When Winston Churchill was prime minister during the war, he banned strikes and many other peacetime activities. During war, people are more willing to accept reduced rights and rationing for the good of the nation. But with the Epstein saga, we are witnessing the mass protection of the wealthiest and most powerful people in the world—and possibly the intelligence agencies—for the benefit of….? One would have expected the sleight of hand of one day there is a list and the next day there isn’t under Joe Biden. But Donald Trump has kept his campaign promises and it was stated repeatedly that the Epstein material would be made public. Apparently it is so hot, so damning, that even this administration has to take a knee and not give the people what was promised to them.

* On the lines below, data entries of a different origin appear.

+                    for (int q = 0; q < 8; q++) t[q] = cx + q < w ? (uint32_t)src[q] : (OOB ? (uint32_t)src[w - 1 - cx] : 0u);
+                    v = make_uint4(t[0] | (t[1] << 16), t[2] | (t[3] << 16), t[4] | (t[5] << 16), t[6] | (t[7] << 16));
+                }
+                if (where[rr] >= 0) *reinterpret_cast<uint4*>(&patch[where[rr]]) = v;
+            }
+            __builtin_amdgcn_fence(__ATOMIC_RELEASE, "wavefront");
+            __builtin_amdgcn_wave_barrier();
+            const int xo = (int)r.x - c0;
+            const uint8_t* const centre = reinterpret_cast<const uint8_t*>(patch + kBriefHalo * kNfPatchCols + xo);
+#pragma unroll
+            for (int e = 0; e < 4; e++) {
+                const uint32_t va = *reinterpret_cast<const uint16_t*>(centre + rot_a(tw[e]));
+                const uint32_t vb = *reinterpret_cast<const uint16_t*>(centre + rot_b(tw[e]));
+                bal[e] = __ballot(va > vb);
+            }
+            __builtin_amdgcn_fence(__ATOMIC_RELEASE, "wavefront");
+            __builtin_amdgcn_wave_barrier();
+        } else {
+            const int gy = (int)r.y - kBriefHalo + (int)lane;
+            const uint32_t rowv = (gy >= 0 && gy < h && lane < 37u) ? (uint32_t)rowc[gy] : 0u;
+#pragma unroll
+            for (int e = 0; e < 4; e++) {
+                const int oa = rot_a(tw[e]) >> 1, ob = rot_b(tw[e]) >> 1;
+                const int dya = (oa + kNfPatchCols / 2 + 64 * kNfPatchCols) / kNfPatchCols - 64, dxa = oa - dya * kNfPatchCols;
+                const int dyb = (ob + kNfPatchCols / 2 + 64 * kNfPatchCols) / kNfPatchCols - 64, dxb = ob - dyb * kNfPatchCols;
+                const int xa = (int)r.x + dxa, ya = (int)r.y + dya;
+                const int xb = (int)r.x + dxb, yb = (int)r.y + dyb;
+                uint32_t va = (uint32_t)__shfl((int)rowv, dya + kBriefHalo);
+                uint32_t vb = (uint32_t)__shfl((int)rowv, dyb + kBriefHalo);
+                const bool ina = xa >= 0 && xa < w && ya >= 0 && ya < h;
+                const bool inb = xb >= 0 && xb < w && yb >= 0 && yb < h;
+                if (!ina)
+                    va = OOB ? blur_sample_mapped(plane, rowc, w, h, qa, xa, ya, bg.oob) : 0u;
+                else if (xa >= qa)
+                    va = plane[(size_t)(uint32_t)(__mul24(ya, w) + xa)];
+                if (!inb)
+                    vb = OOB ? blur_sample_mapped(plane, rowc, w, h, qa, xb, yb, bg.oob) : 0u;
+                else if (xb >= qa)
+                    vb = plane[(size_t)(uint32_t)(__mul24(yb, w) + xb)];
+                bal[e] = __ballot(va > vb);
+            }
+        }
+        if (lane < 8u) {
+            const uint64_t src = lane < 2u ? bal[0] : (lane < 4u ? bal[1] : (lane < 6u ? bal[2] : bal[3]));
+            out_desc[(size_t)idx * 8u + lane] = (uint32_t)(src >> ((lane & 1u) * 32u));
+            if (host_descriptors) store_host_u32(reinterpret_cast<uint32_t*>(host_descriptors + k0) + (size_t)idx * 8u + lane, (uint32_t)(src >> ((lane & 1u) * 32u)));
+        }
diff --git a/tinyslam_amd/csrc/orb_kernels_brief.h b/tinyslam_amd/csrc/orb_kernels_brief.h
--- a/tinyslam_amd/csrc/orb_kernels_brief.h
+++ b/tinyslam_amd/csrc/orb_kernels_brief.h
@@ -7,6 +7,7 @@
 constexpr int kBriefTWaves = 6;
 constexpr uint32_t kBriefTMaxSlots = 8192;
 constexpr uint32_t kBriefTMaxRows = 12288;
+__host__ __device__ inline uint32_t brief_mask_words(uint32_t cap) { return 4u * ((cap + (uint32_t)kBriefTThreads - 1u) / (uint32_t)kBriefTThreads); }
 
 struct BriefTGeom {
     uint32_t n_slots, seg_cap;
@@ -58,14 +59,16 @@
     }
 }
 
-template <int CHUNK = kBriefTThreads, bool STAGED = false, int ROT = 0>
+template <int CHUNK = kBriefTThreads, bool STAGED = false, int ROT = 0, bool MASK = false>
 __device__ __forceinline__ void brief_t_body(uint8_t* lds_raw, uint32_t frame, uint32_t chunk, const uint16_t* __restrict__ blur_rowc,
                                              const Pyramid& pyr, const BriefTGeom& bg, const uint32_t* __restrict__ seg_counts,
                                              const uint32_t* __restrict__ seg_before, const CornerData* __restrict__ segments,
                                              CornerData* __restrict__ corners, uint32_t cap,
                                              CornerDescriptor* __restrict__ descriptors, const BriefTables& tab,
                                              CornerData* __restrict__ host_corners = nullptr,
-                                             CornerDescriptor* __restrict__ host_descriptors = nullptr) {
+                                             CornerDescriptor* __restrict__ host_descriptors = nullptr,
+                                             uint64_t* __restrict__ nf_mask = nullptr, uint32_t mask_words = 0) {
+    static_assert(!MASK || (CHUNK == kBriefTThreads && !STAGED), "the mask is the batch kernel's: 256 keypoints, four words");
     const uint32_t n_ent = bg.n_slots * bg.n_classes;
     uint32_t* const before = reinterpret_cast<uint32_t*>(lds_raw);
     uint16_t* const rows = reinterpret_cast<uint16_t*>(before + n_ent + 1u);
@@ -83,7 +86,11 @@
     }
     const uint32_t n_frame = min(stored_total, cap);
     const uint32_t k0 = chunk * (uint32_t)CHUNK;
-    if (k0 >= n_frame) return;
+    uint64_t* const mask_word = MASK ? nf_mask + (size_t)frame * mask_words + (k0 >> 6) + (tid >> 6) : nullptr;
+    if (k0 >= n_frame) {
+        if (MASK && (tid & 63u) == 0u) *mask_word = 0ull;
+        return;
+    }
 
     if (!STAGED) {
         for (uint32_t s = tid; s < n_ent; s += kBriefTThreads) before[s] = seg_before[sbase + s];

When we were growing up, not only did we think that every Soviet soldier was 6’3” and blond, but also that only the commies lied to their people. But as we got older, we learned that our own government often hid its actions from the American people, too. Sometimes it was out of embarrassment; other times it was out of operational necessity. But in the end, governments led by Democrats and Republicans have at times concluded that they do not want to be straight with We The People.

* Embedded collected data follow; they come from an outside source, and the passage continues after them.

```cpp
struct slk_call {
    slk_ctx *const ctx;
    const hipStream_t s;
    bool open = false;
    slk_call(slk_ctx *c, void *stream) : ctx(c), s((hipStream_t)stream) {}
    slk_call(const slk_call &) = delete;
    int begin(int cls) {
        SLK_HIP(ctx, hipSetDevice(ctx->device));
        ctx->last_stream = s;
        slk_prof_begin(ctx, cls, s);
        open = true;
        return SLK_OK;
    }
    ~slk_call() {
        if (open) slk_prof_end(ctx, s);
    }
};

#define SLK_MT_JUMP_BLOCKS 64
#define SLK_MT_JUMP_LEVELS 2
static inline int slk_mt_jump_blocks(int level) { return level ? 4 * SLK_MT_JUMP_BLOCKS : SLK_MT_JUMP_BLOCKS; }
#define SLK_MT_JUMP_WG 256
static_assert(SLK_MT_JUMP_WG * SLK_MT_JUMP_BLOCKS + 1 == 16385, "slk_ctx::opt_mt_long_min_blocks");
#define SLK_MT_JUMP_TERMS 10752
#define SLK_MT_JUMP_PAD (33 * 624 - 1)
const uint32_t *slk_mt_jump_table(slk_ctx *ctx, int level);

int slk_sample_u32(slk_ctx *ctx, int64_t num_items, int64_t count, uint32_t *d_out32, int64_t *d_out64,
                   hipStream_t s);

int slk_sort_pairs_u32_u32(slk_ctx *ctx, const uint32_t *kin, uint32_t *kout, const uint32_t *vin,
                           uint32_t *vout, size_t n, unsigned end_bit, hipStream_t s, bool clobber = false);
int slk_sort_pairs_u32_u32_in(slk_ctx *ctx, slk_buf &scratch, const uint32_t *kin, uint32_t *kout, const uint32_t *vin,
                              uint32_t *vout, size_t n, unsigned end_bit, hipStream_t s, bool clobber = false);
int slk_sort_pairs_u64_u32_in(slk_ctx *ctx, slk_buf &scratch, const uint64_t *kin, uint64_t *kout, const uint32_t *vin,
                              uint32_t *vout, size_t n, unsigned end_bit, hipStream_t s, bool clobber = false);
int slk_sort_pairs_u32_u64(slk_ctx *ctx, const uint32_t *kin, uint32_t *kout, const uint64_t *vin,
                           uint64_t *vout, size_t n, unsigned end_bit, hipStream_t s, bool clobber = false);
int slk_sort_fy_steps(slk_ctx *ctx, slk_buf &scratch, const uint32_t *J, uint32_t n, uint32_t *const key[2], uint32_t *const val[2],
                      hipStream_t s);
int slk_sort_pairs_any(slk_ctx *ctx, int kind, const void *kin, void *kout, const void *vin, void *vout, size_t n, size_t seg_len,
                       unsigned bits, hipStream_t s, bool clobber);
int slk_sort_user_fat(slk_ctx *ctx, const int64_t *users, const int64_t *items, const uint32_t *neg32, size_t nc, size_t bsz,
                      unsigned ubits, unsigned mbbits, uint32_t *const key[2], uint64_t *const val[2], hipStream_t s);
int slk_sort_user_idx(slk_ctx *ctx, const int64_t *users, size_t nc, size_t bsz, unsigned ubits, unsigned mbbits,
                      uint32_t *const key[2], uint32_t *const val[2], hipStream_t s);
int slk_sort_item_occ(slk_ctx *ctx, const uint32_t *uit, size_t nocc, size_t bsz, int NP, unsigned ibits, unsigned mbbits,
                      uint32_t *const key[2], uint32_t *const val[2], hipStream_t s);

int slk_eval_predict_all(slk_ctx *ctx, const slk_tables *tables, const float *rep, const float *rbias, const int64_t *gmap,
                         float *d_out, hipStream_t s);
int slk_eval_user_rep(slk_ctx *ctx, const slk_tables *tables, int vec, int g, const int64_t *d_user, const float **rep,
                      const float **rbias, const int64_t **gmap, hipStream_t s);

int slk_check_tables(slk_ctx *ctx, const slk_tables *t, unsigned table_mask, int *vec, int *g, bool shadow_ok = false,
                     bool pingpong_ok = false);
int slk_launch_i64_to_u32(slk_ctx *ctx, const int64_t *in, uint32_t *out, size_t n, hipStream_t s);

int slk_sort_reserve(slk_ctx *ctx, size_t n);
int slk_compact_heads(slk_ctx *ctx, const uint32_t *d_sorted, uint32_t n, uint32_t *d_heads, uint32_t *d_segid,
                      uint32_t *nseg_out, hipStream_t s);
bool slk_epoch_eligible(const slk_ctx *ctx, const slk_tables *tables, const slk_optim *optim, int64_t bsz, int loss, bool bloom);
int slk_epoch_reserve(slk_ctx *ctx, const slk_tables *tables, const slk_optim *optim, uint32_t n_mb, int64_t bsz, int loss, int NP);
int slk_epoch_run_chunk(slk_ctx *ctx, const slk_tables *tables, slk_optim *optim, const slk_prep_bufs &pb, uint32_t nc,
                        int64_t bsz, unsigned ubits, unsigned ibits, int loss, int NP, int RS, float *snap, float *gsn,
                        float *d_mb_loss, const float *d_ratings, hipStream_t s);
int slk_mt_generate_blocks(slk_ctx *ctx, unsigned long long nblocks, hipStream_t s);
int slk_sample_reserve(slk_ctx *ctx, int64_t num_items, int64_t count);
int slk_mt_jump_reserve(slk_ctx *ctx, int level);
int slk_mt_level_for(const slk_ctx *ctx, unsigned long long nblocks);
int slk_rng_write_state(slk_ctx *ctx, const uint32_t *h_key, int32_t pos);

static inline unsigned slk_bits_for(uint64_t max_value) {
    unsigned b = 1;
    while (b < 64 && (max_value >> b)) ++b;
    return b;
}


template <int G>
__device__ __forceinline__ float slk_group_sum(float x) {
#pragma unroll
    for (int m = G / 2; m >= 1; m >>= 1) x += __shfl_xor(x, m, G);
    return x;
}

template <int G>
__device__ __forceinline__ unsigned long long slk_group_or(unsigned long long x) {
#pragma unroll
    for (int m = G / 2; m >= 1; m >>= 1) x |= __shfl_xor(x, m, G);
    return x;
}

template <int VEC>
struct slk_vec {
    float v[VEC];
};

template <int VEC>
__device__ __forceinline__ slk_vec<VEC> slk_vzero() {
    slk_vec<VEC> r;
#pragma unroll
    for (int i = 0; i < VEC; ++i) r.v[i] = 0.0f;
    return r;
}

template <int VEC>
__device__ __forceinline__ slk_vec<VEC> slk_vload(const float *p);
template <>
__device__ __forceinline__ slk_vec<4> slk_vload<4>(const float *p) {
    const float4 t = *reinterpret_cast<const float4 *>(p);
    slk_vec<4> r;
    r.v[0] = t.x; r.v[1] = t.y; r.v[2] = t.z; r.v[3] = t.w;
    return r;
}
template <>
__device__ __forceinline__ slk_vec<1> slk_vload<1>(const float *p) {
    slk_vec<1> r;
    r.v[0] = *p;
    return r;
}

template <int VEC>
__device__ __forceinline__ void slk_vstore(float *p, const slk_vec<VEC> &x);
template <>
__device__ __forceinline__ void slk_vstore<4>(float *p, const slk_vec<4> &x) {
    *reinterpret_cast<float4 *>(p) = make_float4(x.v[0], x.v[1], x.v[2], x.v[3]);
}
template <>
__device__ __forceinline__ void slk_vstore<1>(float *p, const slk_vec<1> &x) {
    *p = x.v[0];
}

#ifdef SLK_NT_FIXED
#define SLK_NT_OF(a) (SLK_NT_FIXED)
#else
#define SLK_NT_OF(a) ((a).nt)
#endif

template <int VEC>
__device__ __forceinline__ slk_vec<VEC> slk_vload_nt(const float *p) {
#if defined(__HIPCC__)
    slk_vec<VEC> r;
    if (VEC == 4) {
        typedef float slk_f4 __attribute__((ext_vector_type(4)));
        const slk_f4 t = __builtin_nontemporal_load(reinterpret_cast<const slk_f4 *>(p));
        r.v[0] = t.x; r.v[1 % VEC] = t.y; r.v[2 % VEC] = t.z; r.v[3 % VEC] = t.w;
    } else {
#pragma unroll
        for (int i = 0; i < VEC; ++i) r.v[i] = __builtin_nontemporal_load(p + i);
    }
    return r;
#else
    return slk_vload<VEC>(p);
#endif
}
template <int VEC>
__device__ __forceinline__ void slk_vstore_nt(float *p, const slk_vec<VEC> &x) {
#if defined(__HIPCC__)
    if (VEC == 4) {
        typedef float slk_f4 __attribute__((ext_vector_type(4)));
        slk_f4 t;
        t.x = x.v[0]; t.y = x.v[1 % VEC]; t.z = x.v[2 % VEC]; t.w = x.v[3 % VEC];
        __builtin_nontemporal_store(t, reinterpret_cast<slk_f4 *>(p));
    } else {
#pragma unroll
        for (int i = 0; i < VEC; ++i) __builtin_nontemporal_store(x.v[i], p + i);
    }
#else
    slk_vstore<VEC>(p, x);
#endif
}
__device__ __forceinline__ uint32_t slk_ld_u32(const uint32_t *p, bool nt) {
#if defined(__HIPCC__)
    return nt ? __builtin_nontemporal_load(p) : *p;
#else
    return *p;
#endif
}
template <int VEC>
__device__ __forceinline__ slk_vec<VEC> slk_vload_if_nt(const float *p, bool nt) {
    return nt ? slk_vload_nt<VEC>(p) : slk_vload<VEC>(p);
}
template <int VEC>
__device__ __forceinline__ void slk_vstore_if_nt(float *p, const slk_vec<VEC> &x, bool nt) {
    if (nt) slk_vstore_nt<VEC>(p, x);
    else slk_vstore<VEC>(p, x);
}

__device__ __forceinline__ float slk_ld_coh(const float *p) {
    const uint32_t b = __hip_atomic_load(reinterpret_cast<const uint32_t *>(p), __ATOMIC_RELAXED, __HIP_MEMORY_SCOPE_AGENT);
    float f;
    memcpy(&f, &b, 4);
    return f;
}
__device__ __forceinline__ void slk_st_coh(float *p, float x) {
    uint32_t b;
    memcpy(&b, &x, 4);
    __hip_atomic_store(reinterpret_cast<uint32_t *>(p), b, __ATOMIC_RELAXED, __HIP_MEMORY_SCOPE_AGENT);
}
template <int VEC>
__device__ __forceinline__ slk_vec<VEC> slk_vload_coh(const float *p) {
    slk_vec<VEC> r;
    if (VEC == 4) {
        const unsigned long long *q = reinterpret_cast<const unsigned long long *>(p);
        const unsigned long long lo = __hip_atomic_load(q, __ATOMIC_RELAXED, __HIP_MEMORY_SCOPE_AGENT);
        const unsigned long long hi = __hip_atomic_load(q + 1, __ATOMIC_RELAXED, __HIP_MEMORY_SCOPE_AGENT);
        const uint32_t w[4] = {(uint32_t)lo, (uint32_t)(lo >> 32), (uint32_t)hi, (uint32_t)(hi >> 32)};
#pragma unroll
        for (int i = 0; i < VEC; ++i) memcpy(&r.v[i], &w[i % 4], 4);
    } else {
#pragma unroll
        for (int i = 0; i < VEC; ++i) r.v[i] = slk_ld_coh(p + i);
    }
    return r;
}
template <int VEC>
__device__ __forceinline__ void slk_vstore_coh(float *p, const slk_vec<VEC> &x) {
    if (VEC == 4) {
        uint32_t w[4];
#pragma unroll
        for (int i = 0; i < 4; ++i) memcpy(&w[i], &x.v[i % VEC], 4);
        unsigned long long *q = reinterpret_cast<unsigned long long *>(p);
        __hip_atomic_store(q, (unsigned long long)w[0] | ((unsigned long long)w[1] << 32), __ATOMIC_RELAXED,
                           __HIP_MEMORY_SCOPE_AGENT);
        __hip_atomic_store(q + 1, (unsigned long long)w[2] | ((unsigned long long)w[3] << 32), __ATOMIC_RELAXED,
                           __HIP_MEMORY_SCOPE_AGENT);
    } else {
#pragma unroll
        for (int i = 0; i < VEC; ++i) slk_st_coh(p + i, x.v[i]);
    }
}

template <int VEC>
__device__ __forceinline__ float slk_vdot(const slk_vec<VEC> &a, const slk_vec<VEC> &b) {
    float s = 0.0f;
#pragma unroll
    for (int i = 0; i < VEC; ++i) s += a.v[i] * b.v[i];
    return s;
}

template <int VEC>
__device__ __forceinline__ void slk_vaxpy(slk_vec<VEC> &acc, float g, const slk_vec<VEC> &x) {
#pragma unroll
    for (int i = 0; i < VEC; ++i) acc.v[i] += g * x.v[i];
}

__device__ __forceinline__ double slk_block_sum_256(double x, double *red ) {
    const int t = threadIdx.x;
    red[t] = x;
    __syncthreads();
    for (int off = 128; off >= 1; off >>= 1) {
        if (t < off) red[t] += red[t + off];
        __syncthreads();
    }
    return red[0];
}
```

spotlight_amd/csrc/slk_sort.hip:

```cpp
#include "slk_common.h"

namespace {

constexpr int RS_RB = 8;
constexpr int RS_RADIX = 1 << RS_RB;
constexpr uint32_t RS_VAL_MASK = (1u << 30) - 1u;
constexpr uint32_t RS_AGG = 1u, RS_INC = 2u;
constexpr int RS_MAX_PASS = 8;
constexpr int RS_HIST_KEYS = 8192;
constexpr int RS_LBW = 16;
constexpr uint32_t RS_MAX_SPINS = 1u << 22;

enum { RS_LOAD_PLAIN = 0, RS_LOAD_USER_FAT, RS_LOAD_USER_IDX, RS_LOAD_ITEM_OCC, RS_LOAD_FY_STEPS };

struct rs_args {
    const void *kin, *vin;
    void *kout, *vout;
    const int64_t *users, *items;
    const uint32_t *neg32, *uit;
    uint32_t n, seg_len, tps, ntiles, hbps;
    uint32_t kseg;
    unsigned idbits;
    uint32_t fy_n;
    int npass, pass;
    int shift[RS_MAX_PASS], width[RS_MAX_PASS];
    uint32_t *hist, *base;
    uint32_t *ticket;
    uint32_t *status;
    int32_t *abort_flag;
    int xcd;
    uint32_t nseg;
    int debug;
};

template <class KeyT>
__device__ __forceinline__ uint32_t rs_digit(KeyT k, int shift, uint32_t mask) {
    return (uint32_t)(k >> shift) & mask;
}

template <class KeyT, class ValT, int LOADER>
__device__ __forceinline__ void rs_load(const rs_args &a, uint32_t gi, uint32_t seg, KeyT &k, ValT &v) {
    if (LOADER == RS_LOAD_FY_STEPS) {
        const uint32_t i = a.fy_n - 1u - gi, j = a.uit[gi];
        k = (KeyT)(j == i ? a.fy_n : j);
        v = (ValT)i;
        return;
    }
    if (LOADER != RS_LOAD_PLAIN && a.kseg) seg = gi / a.kseg;
    if (LOADER == RS_LOAD_PLAIN) {
        k = ((const KeyT *)a.kin)[gi];
        v = ((const ValT *)a.vin)[gi];
    } else if (LOADER == RS_LOAD_USER_FAT) {
        k = (KeyT)((seg << a.idbits) | (uint32_t)a.users[gi]);
        v = (ValT)(((uint64_t)a.neg32[gi] << 32) | (uint64_t)(uint32_t)a.items[gi]);
    } else if (LOADER == RS_LOAD_USER_IDX) {
        k = (KeyT)((seg << a.idbits) | (uint32_t)a.users[gi]);
        v = (ValT)gi;
    } else {
        k = (KeyT)((seg << a.idbits) | a.uit[gi]);
        v = (ValT)gi;
    }
}

template <class KeyT, int LOADER>
__device__ __forceinline__ KeyT rs_load_key(const rs_args &a, uint32_t gi, uint32_t seg) {
    if (LOADER == RS_LOAD_PLAIN) return ((const KeyT *)a.kin)[gi];
    if (LOADER == RS_LOAD_FY_STEPS) {
        const uint32_t j = a.uit[gi];
        return (KeyT)(j == a.fy_n - 1u - gi ? a.fy_n : j);
    }
    if (a.kseg) seg = gi / a.kseg;
    if (LOADER == RS_LOAD_ITEM_OCC) return (KeyT)((seg << a.idbits) | a.uit[gi]);
    return (KeyT)((seg << a.idbits) | (uint32_t)a.users[gi]);
}

template <class KeyT, int LOADER>
__global__ __launch_bounds__(256) void k_rs_hist(rs_args a) {
    __shared__ uint32_t sh[RS_MAX_PASS * RS_RADIX];
    const uint32_t seg = blockIdx.x / a.hbps, hb = blockIdx.x - seg * a.hbps;
    const uint32_t s0 = seg * a.seg_len;
    const uint32_t s1 = (a.n - s0 < a.seg_len) ? a.n : s0 + a.seg_len;
    const uint32_t b0 = s0 + hb * (uint32_t)RS_HIST_KEYS;
    const uint32_t b1 = (b0 >= s1 || s1 - b0 < (uint32_t)RS_HIST_KEYS) ? s1 : b0 + (uint32_t)RS_HIST_KEYS;
    for (int i = threadIdx.x; i < a.npass * RS_RADIX; i += 256) sh[i] = 0u;
    __syncthreads();
    for (uint32_t g0 = b0 + threadIdx.x; g0 < b1; g0 += 8u * 256u) {
        KeyT k[8];
#pragma unroll
        for (int u = 0; u < 8; ++u) {
            const uint32_t gi = g0 + (uint32_t)u * 256u;
            k[u] = gi < b1 ? rs_load_key<KeyT, LOADER>(a, gi, seg) : (KeyT)0;
        }
#pragma unroll
        for (int u = 0; u < 8; ++u) {
            if (g0 + (uint32_t)u * 256u >= b1) continue;
            for (int p = 0; p < a.npass; ++p)
                atomicAdd(&sh[p * RS_RADIX + rs_digit<KeyT>(k[u], a.shift[p], (1u << a.width[p]) - 1u)], 1u);
        }
    }
    __syncthreads();
    uint32_t *gh = a.hist + (size_t)seg * a.npass * RS_RADIX;
    for (int i = threadIdx.x; i < a.npass * RS_RADIX; i += 256) {
        const uint32_t c = sh[i];
        if (c) atomicAdd(&gh[i], c);
    }
}

template <int THREADS>
__device__ __forceinline__ uint32_t rs_block_excl_scan(uint32_t v, uint32_t *s_wsum) {
    const int lane = threadIdx.x & 63, w = threadIdx.x >> 6;
    uint32_t inc = v;
#pragma unroll
    for (int o = 1; o < 64; o <<= 1) {
        const uint32_t t = __shfl_up(inc, o);
        if (lane >= o) inc += t;
    }
    if (lane == 63) s_wsum[w] = inc;
    __syncthreads();
    uint32_t off = 0;
    for (int i = 0; i < THREADS / 64; ++i)
        if (i < w) off += s_wsum[i];
    __syncthreads();
    return off + inc - v;
}

__global__ __launch_bounds__(256) void k_rs_scan(rs_args a) {
    __shared__ uint32_t s_wsum[4];
    const uint32_t seg = blockIdx.x / (uint32_t)a.npass;
    const size_t o = (size_t)blockIdx.x * RS_RADIX + threadIdx.x;
    const uint32_t c = a.hist[o];
    a.base[o] = seg * a.seg_len + rs_block_excl_scan<256>(c, s_wsum);
}

__device__ __forceinline__ uint32_t rs_xcc_id() {
#if defined(__HIPCC__)
    return (uint32_t)__builtin_amdgcn_s_getreg((3 << 11) | 20) & 7u;
#else
    return blockIdx.x & 7u;
#endif
}

__device__ __forceinline__ unsigned long long rs_match(uint32_t d, int nbits, bool valid) {
    unsigned long long m = __ballot(valid);
    for (int b = 0; b < nbits; ++b) {
        const bool bit = (d >> b) & 1u;
        const unsigned long long bal = __ballot(bit);
        m &= bit ? bal : ~bal;
    }
    return valid ? m : 0ull;
}

__device__ __forceinline__ bool rs_walk(const rs_args &a, const uint32_t *row0, uint32_t radix, uint32_t tis, uint32_t &before) {
    int32_t t = (int32_t)tis - 1;
    uint32_t spins = 0;
    bool done = false;
    while (!done) {
        uint32_t v[RS_LBW];
#pragma unroll
        for (int i = 0; i < RS_LBW; ++i) {
            const int32_t ti = t - i;
            v[i] = ti >= 0 ? __hip_atomic_load(row0 + (size_t)ti * radix, __ATOMIC_RELAXED, __HIP_MEMORY_SCOPE_AGENT) : 0u;
        }
        int consumed = 0;
#pragma unroll
        for (int i = 0; i < RS_LBW; ++i) {
            const uint32_t f = v[i] >> 30;
            if (done || f == 0u || consumed != i) continue;
            before += v[i] & RS_VAL_MASK;
            ++consumed;
            if (f == RS_INC) done = true;
        }
        t -= consumed;
        if (!done && consumed == 0) {
            if (++spins > RS_MAX_SPINS) {
                *a.abort_flag = 1;
                return false;
            }
            __builtin_amdgcn_s_sleep(1);
        }
    }
    return true;
}
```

There was that old Trump story that if you owe a million to a bank, you have a problem. If you owe the bank a billion, the bank has a problem. Apparently Jeffrey Epstein and his activities are so radioactive that even generally open people like Bondi and Patel cannot release the details of his sordid life and horrific activities. That is a terrifying state of affairs that justice for his victims is not important enough to justify release of the material that may or may not have been on Bondi’s desk. If you heard a collective sigh of relief, it came from the rich and powerful who don’t need to retain lawyers, at least not yet.